### Exercise description
Please return the lines below verbatim, beginning at the one that has "rg.ws_base[g] = (uint32_t)G.ws_base;" and stopping after the one that has "const vlm_wgrad_problem_t& P", and add no other lines.

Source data

@@ -1045,10 +1059,16 @@
     FA[i] = __builtin_bit_cast(bf16x8, (s16x8){al[0], al[1], al[2], al[3], ah[0], ah[1], ah[2], ah[3]}); \
     FB[i] = __builtin_bit_cast(bf16x8, (s16x8){bl[0], bl[1], bl[2], bl[3], bh[0], bh[1], bh[2], bh[3]}); \
   }
+#define BIGT_NEXT()                                                                                  \
+  if constexpr (GROUPED) {                                                                           \
+    const uint32_t step_i = (uint32_t)wgrad_live_next(cur);                                          \
+    soa = step_i * stepa;                                                                            \
+    sob = step_i * stepb;                                                                            \
+  }
 #define BIGT_GLOAD(RA_, RB_, S)                                                                      \
   _Pragma("unroll") for (int u = 0; u < 4; ++u) {                                                    \
-    RA_[u] = __builtin_amdgcn_raw_buffer_load_b128(ra, offa[u], (S) * stepa, 0);                     \
-    RB_[u] = __builtin_amdgcn_raw_buffer_load_b128(rb, offb[u], (S) * stepb, 0);                     \
+    RA_[u] = __builtin_amdgcn_raw_buffer_load_b128(ra, offa[u], GROUPED ? soa : (S) * stepa, 0);     \
+    RB_[u] = __builtin_amdgcn_raw_buffer_load_b128(rb, offb[u], GROUPED ? sob : (S) * stepb, 0);     \
   }
 #define BIGT_LWRITE(RA_, RB_, SA, SB)                                                                \
   _Pragma("unroll") for (int u = 0; u < 4; ++u) {                                                    \
@@ -1061,6 +1081,7 @@
       asm volatile("s_waitcnt lgkmcnt(0)" ::: "memory");                                 \
       __builtin_amdgcn_s_barrier();                                                      \
     }                                                                                    \
+    if (GL) { BIGT_NEXT() }                                                              \
     __builtin_amdgcn_sched_barrier(0);                                                   \
     if (WR) { BIGT_LWRITE(RSA, RSB, BUFA_W, BUFB_W) }                                    \
     if (GL) { BIGT_GLOAD(RSA, RSB, (K) + 4) }                                            \
@@ -1078,15 +1099,20 @@
     }                                                                                    \
     __builtin_amdgcn_sched_barrier(0);                                                   \
   }
+  BIGT_NEXT()
   BIGT_GLOAD(ra0, rb0, 0)
+  BIGT_NEXT()
   BIGT_GLOAD(ra1, rb1, 1)
   BIGT_LWRITE(ra0, rb0, sA0, sB0)
+  BIGT_NEXT()
   BIGT_GLOAD(ra0, rb0, 2)
   BIGT_LWRITE(ra1, rb1, sA1, sB1)
+  BIGT_NEXT()
   BIGT_GLOAD(ra1, rb1, 3)
   asm volatile("s_waitcnt lgkmcnt(0)" ::: "memory");
   __builtin_amdgcn_s_barrier();
   BIGT_READ(fa0, fb0, sA0, sB0)
+  if constexpr (GROUPED) { BIG_PIN_ACC() }
   int kt = 0;
   for (; kt < nk - 4; kt += 2) {
     BIGT_STEP(kt + 0, 1, 1, 1, fa0, fb0, fa1, fb1, ra0, rb0, sA0, sB0, sA1, sB1)
@@ -1381,6 +1407,8 @@
   int lda, ldb, M, N, row0, row_end;
   float* C;
   int ldc, accumulate;
+  const uint64_t* live;
+  int live_bit0;
 };
 static int launch_gemm_bigT_grouped(int n, const wgradT_problem_t* pr, float* splitk_ws, uint64_t splitk_ws_bytes, hipStream_t s) {
   if (!splitk_ws || ((uintptr_t)splitk_ws & 15) || n < 1 || n > VLM_GEMM_MAX_GROUPS) return 1;
@@ -1417,7 +1445,7 @@
     const wgradT_problem_t& P = pr[g];
     const wgrad_plan_group_t& G = plan.g[g];
     p.grpT[g] = gemmT_group_t{P.A, P.B, P.lda, P.ldb, P.M, P.N, P.N / BIG_BN, in[g].tiles, P.row0, P.row_end, G.item0, G.kps,
-                              (uint32_t)G.ws_base};
+                              (uint32_t)G.ws_base, P.live_bit0, P.live};
     rg.C[g] = P.C; rg.M[g] = P.M; rg.N[g] = P.N; rg.ldc[g] = P.ldc;
     rg.ws_base[g] = (uint32_t)G.ws_base; rg.splits[g] = G.splits; rg.accumulate[g] = P.accumulate;
     if ((size_t)P.M * P.N / 4 > per) per = (size_t)P.M * P.N / 4;
@@ -1437,7 +1465,8 @@
   for (int i = 0; i < n; ++i) {
     const vlm_wgrad_problem_t& P = problems[i];
     if (!P.dy || !P.x || !P.dW || P.M < 1 || P.N < 1) return VLM_ERR_ARG;
-    pr[i] = wgradT_problem_t{P.dy, P.x, P.ld_dy, P.ld_x, P.M, P.N, 0, T, P.dW, P.ldc, P.accumulate};
+    if (P.live && P.live_bit0 < 0) return VLM_ERR_ARG;
+    pr[i] = wgradT_problem_t{P.dy, P.x, P.ld_dy, P.ld_x, P.M, P.N, 0, T, P.dW, P.ldc, P.accumulate, P.live, P.live_bit0};
   }
   if (gemm_big_mode() <= 0) return 1;
   return launch_gemm_bigT_grouped(n, pr, splitk_ws, splitk_ws_bytes, (hipStream_t)stream);
@@ -1448,7 +1477,8 @@
   if (n_groups < 1 || n_groups > VLM_GEMM_MAX_GROUPS || !groups || M < 0 || N < 0) return VLM_ERR_ARG;
   int prev_end = 0;
   for (int g = 0; g < n_groups; ++g) {
-    if (groups[g].row0 < prev_end || groups[g].rows < 0 || !groups[g].C) return VLM_ERR_ARG;
+    if (groups[g].row0 < prev_end || groups[g].rows < 0 || !groups[g].C || (groups[g].live && groups[g].live_bit0 < 0))
+      return VLM_ERR_ARG;
     prev_end = groups[g].row0 + groups[g].rows;
   }
   if (M == 0 || N == 0) return VLM_OK;
@@ -1464,7 +1494,8 @@
     int live = 0;
     for (int g = 0; g < n_groups; ++g) {
       const vlm_wgrad_group_t& G = groups[g];
-      if (G.rows > 0) pr[live++] = wgradT_problem_t{A, B, lda, ldb, M, N, G.row0, G.row0 + G.rows, G.C, ldc, G.accumulate};
+      if (G.rows > 0) pr[live++] = wgradT_problem_t{A, B, lda, ldb, M, N, G.row0, G.row0 + G.rows, G.C, ldc, G.accumulate,
+                                                        G.live, G.live_bit0};
     }
     if (live == 0) return VLM_OK;
     const int rc = launch_gemm_bigT_grouped(live, pr, splitk_ws, splitk_ws_bytes, s);
diff --git a/vl-merging_amd/csrc/wgrad_live.h b/vl-merging_amd/csrc/wgrad_live.h
--- /dev/null
+++ b/vl-merging_amd/csrc/wgrad_live.h
@@ -0,0 +1,70 @@
+#pragma once
+#include <stdint.h>
+
+#if defined(__HIPCC__)
+#define WGRAD_LIVE_FN __host__ __device__ static inline
+#else
+#define WGRAD_LIVE_FN static inline
+#endif
+#if defined(__HIP_DEVICE_COMPILE__)
+typedef const __attribute__((address_space(4))) uint64_t* wgrad_live_ptr_t;
+#else
+typedef const uint64_t* wgrad_live_ptr_t;
+#endif
+
+#define WGRAD_LIVE_ROWS 32
+
+WGRAD_LIVE_FN int wgrad_live_steps(int rows) { return (rows + WGRAD_LIVE_ROWS - 1) / WGRAD_LIVE_ROWS; }
+WGRAD_LIVE_FN int wgrad_live_words(int steps) { return (steps + 63) >> 6; }
+
+WGRAD_LIVE_FN int wgrad_live_count(const uint64_t* mask_, int b0, int b1) {
+  if (b1 <= b0) return 0;
+  if (!mask_) return b1 - b0;
+  const wgrad_live_ptr_t mask = (wgrad_live_ptr_t)mask_;
+  const int w0 = b0 >> 6, w1 = (b1 - 1) >> 6;
+  int n = 0;
+  for (int w = w0; w <= w1; ++w) {
+    uint64_t v = mask[w];
+    if (w == w0) v &= ~0ull << (b0 & 63);
+    if (w == w1 && (b1 & 63)) v &= ~0ull >> (64 - (b1 & 63));
+    n += __builtin_popcountll(v);
+  }
+  return n;
+}
+
+WGRAD_LIVE_FN int wgrad_live_trips(int live) {
+  const int n = live + (live & 1);
+  return n < 4 ? 4 : n;
+}
+
+struct wgrad_live_cursor_t {
+  wgrad_live_ptr_t word;
+  uint64_t win;
+  int base;
+  int left;
+  int pad;
+};
+
+WGRAD_LIVE_FN int wgrad_live_open(wgrad_live_cursor_t& c, const uint64_t* mask, int bit0, int s0, int s1, int ksteps) {
+  const int b0 = bit0 + s0, b1 = bit0 + s1;
+  c.left = wgrad_live_count(mask, b0, b1);
+  c.pad = ksteps;
+  c.word = mask ? (wgrad_live_ptr_t)mask + (b0 >> 6) : nullptr;
+  c.base = (b0 & ~63) - bit0;
+  c.win = 0;
+  if (c.left > 0) c.win = (mask ? *c.word : ~0ull) & (~0ull << (b0 & 63));
+  return c.left;
+}
+
+WGRAD_LIVE_FN int wgrad_live_next(wgrad_live_cursor_t& c) {
+  if (c.left <= 0) return c.pad;
+  --c.left;
+  while (c.win == 0) {
+    c.base += 64;
+    if (c.word) c.win = *++c.word;
+    else c.win = ~0ull;
+  }
+  const int b = __builtin_ctzll(c.win);
+  c.win &= c.win - 1;
+  return c.base + b;
+}
diff --git a/vl-merging_amd/engine.py b/vl-merging_amd/engine.py
--- a/vl-merging_amd/engine.py
+++ b/vl-merging_amd/engine.py
@@ -247,6 +247,9 @@
 _TAILROWS = {"enabled": True}
 
 
+_WGRADLIVE = {"enabled": True}
+
+
 class KeepRows:
 
     def __init__(self, seq, q, span, parts):
@@ -346,10 +349,19 @@
                     row_live=rows(row_live))
 
 
-def _wgrad_rows(dy, x, groups):
+def _live_steps(steps, row_at, r0):
+    if steps is None or row_at is None or (row_at + r0) % 32:
+        return None
+    return (steps, (row_at + r0) // 32)
+
+
+def _wgrad_rows(dy, x, groups, steps=None, row_at=0):
+    live = [_live_steps(steps, row_at, r0) for r0, _, _ in groups]
     if len(groups) > 1:
-        return ops.gemm_wgrad_grouped(dy, x, groups)
+        return ops.gemm_wgrad_grouped(dy, x, groups, live=live if any(lv is not None for lv in live) else None)
     (r0, r1, dw), = groups
+    if live[0] is not None and ops.wgrad_batch_serves(r1 - r0, [tuple(dw.shape)]):
+        return ops.gemm_wgrad_grouped(dy, x, groups, live=live)
     return ops.gemm(dy[r0:r1], x[r0:r1], dw, ta=True, tb=True, accumulate=True)
 
 
@@ -477,6 +489,7 @@
         self._row2sample = None
         self._dp_pool, self._dp_next = None, 0
         self._dp_sites, self._dp_all, self._dp_call = None, None, 0
+        self._dp_masks, self.last_steps = None, None
         self.independent_segments = False
         self.uniform_source = None
 
@@ -492,6 +505,7 @@
         self._dp_sites = [float(p) for p in probs]
 
     def drop_path_rows(self, prob, training, device):
+        self.last_steps = None
         if not training or prob <= 0.0:
             self._dp_call += 1
             return None
@@ -513,6 +527,8 @@
                     u = torch.rand(streams, S, s.B, device=device, dtype=F32)
                 self._dp_all = ops.droppath_sites(u[0], u[1] if u.shape[0] == 2 else None, keeps, s,
                                                   torch.empty(S, rows, device=device, dtype=F32))
+                self._dp_masks = ops.droppath_step_masks(self._dp_all) if _WGRADLIVE["enabled"] else None
+            self.last_steps = self._dp_masks[i] if self._dp_masks is not None else None
             return self._dp_all[i]
         if self._dp_pool is None or self._dp_next + 2 > self._dp_pool.shape[0]:
             self._dp_pool = torch.rand(64, s.B, device=device, dtype=F32)
@@ -657,7 +673,9 @@
         st1 = torch.empty(M, 2, device=dev, dtype=F32)
         qkv = torch.empty(M, 3 * D, device=dev, dtype=BF16)
         rs1 = pc.drop_path_rows(plan.drop_prob, training, dev)
+        steps1 = pc.last_steps
         rs2 = pc.drop_path_rows(plan.drop_prob, training, dev)
+        steps2 = pc.last_steps
         live1, live2 = _live(rs1, plan, pc), _live(rs2, plan, pc)
         rg = plan.ranges
         for r0, r1, e in rg:
@@ -714,6 +732,7 @@
         ctx.has_bias = bias_t is not None
         ctx.folded = folded
         ctx.kr = kr
+        ctx.steps = tuple(m if _live(m, plan, pc) is not None and _WGRADLIVE["enabled"] else None for m in (steps1, steps2))
         if kr is None and keep is not None and KeepRows.of(pc.seq, keep) is not None:
             ctx.kr_out = KeepRows.of(pc.seq, keep)
             x2_out = ctx.kr_out.take(x2)
@@ -765,6 +784,8 @@
         fold = ops.FoldBatch(dev, D)
         rg_all = plan.ranges
         rg = kr.ranges(rg_all) if kr is not None else rg_all
+        steps1, steps2 = ctx.steps
+        at = 0 if kr is None else (kr.span[0] if kr.span is not None else None)
         if kr is None:
             ok, do_all = o, torch.empty(M_all, D, device=dev, dtype=BF16)
             do = do_all
@@ -787,8 +808,8 @@
             rg[0][1] - rg[0][0], tail3 + ([(3 * D, D)] if kr is None else []))
         if not batch:
             with _Side(dy2, a, dh, ln2):
-                _wgrad_rows(dy2, a, [(r0, r1, wg(e.fc2w)) for r0, r1, e in rg])
-                _wgrad_rows(dh, ln2, [(r0, r1, e.fc1w.grad) for r0, r1, e in rg])
+                _wgrad_rows(dy2, a, [(r0, r1, wg(e.fc2w)) for r0, r1, e in rg], steps2, at)
+                _wgrad_rows(dh, ln2, [(r0, r1, e.fc1w.grad) for r0, r1, e in rg], steps2, at)
         _gemm_rows(dh, [(r0, r1, wT16(e.fc1w), None, None) for r0, r1, e in rg], dln, row_live=live2)
         for r0, r1, e in rg:
             rr = slice(r0, r1)
@@ -797,7 +818,7 @@
         _gemm_rows(dy1, [(r0, r1, wT16(e.projw), None, None) for r0, r1, e in rg], do, row_live=live1)
         if not batch:
             with _Side(dy1, ok):
-                _wgrad_rows(dy1, ok, [(r0, r1, wg(e.projw)) for r0, r1, e in rg])
+                _wgrad_rows(dy1, ok, [(r0, r1, wg(e.projw)) for r0, r1, e in rg], steps1, at)
         if do_all is None:
             do_all = kr.put(do, M_all, BF16)
         dqkv = torch.empty(M_all, 3 * D, device=dev, dtype=BF16)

### Your solution
     rg.ws_base[g] = (uint32_t)G.ws_base; rg.splits[g] = G.splits; rg.accumulate[g] = P.accumulate;
     if ((size_t)P.M * P.N / 4 > per) per = (size_t)P.M * P.N / 4;
@@ -1437,7 +1465,8 @@
   for (int i = 0; i < n; ++i) {
     const vlm_wgrad_problem_t& P = problems[i];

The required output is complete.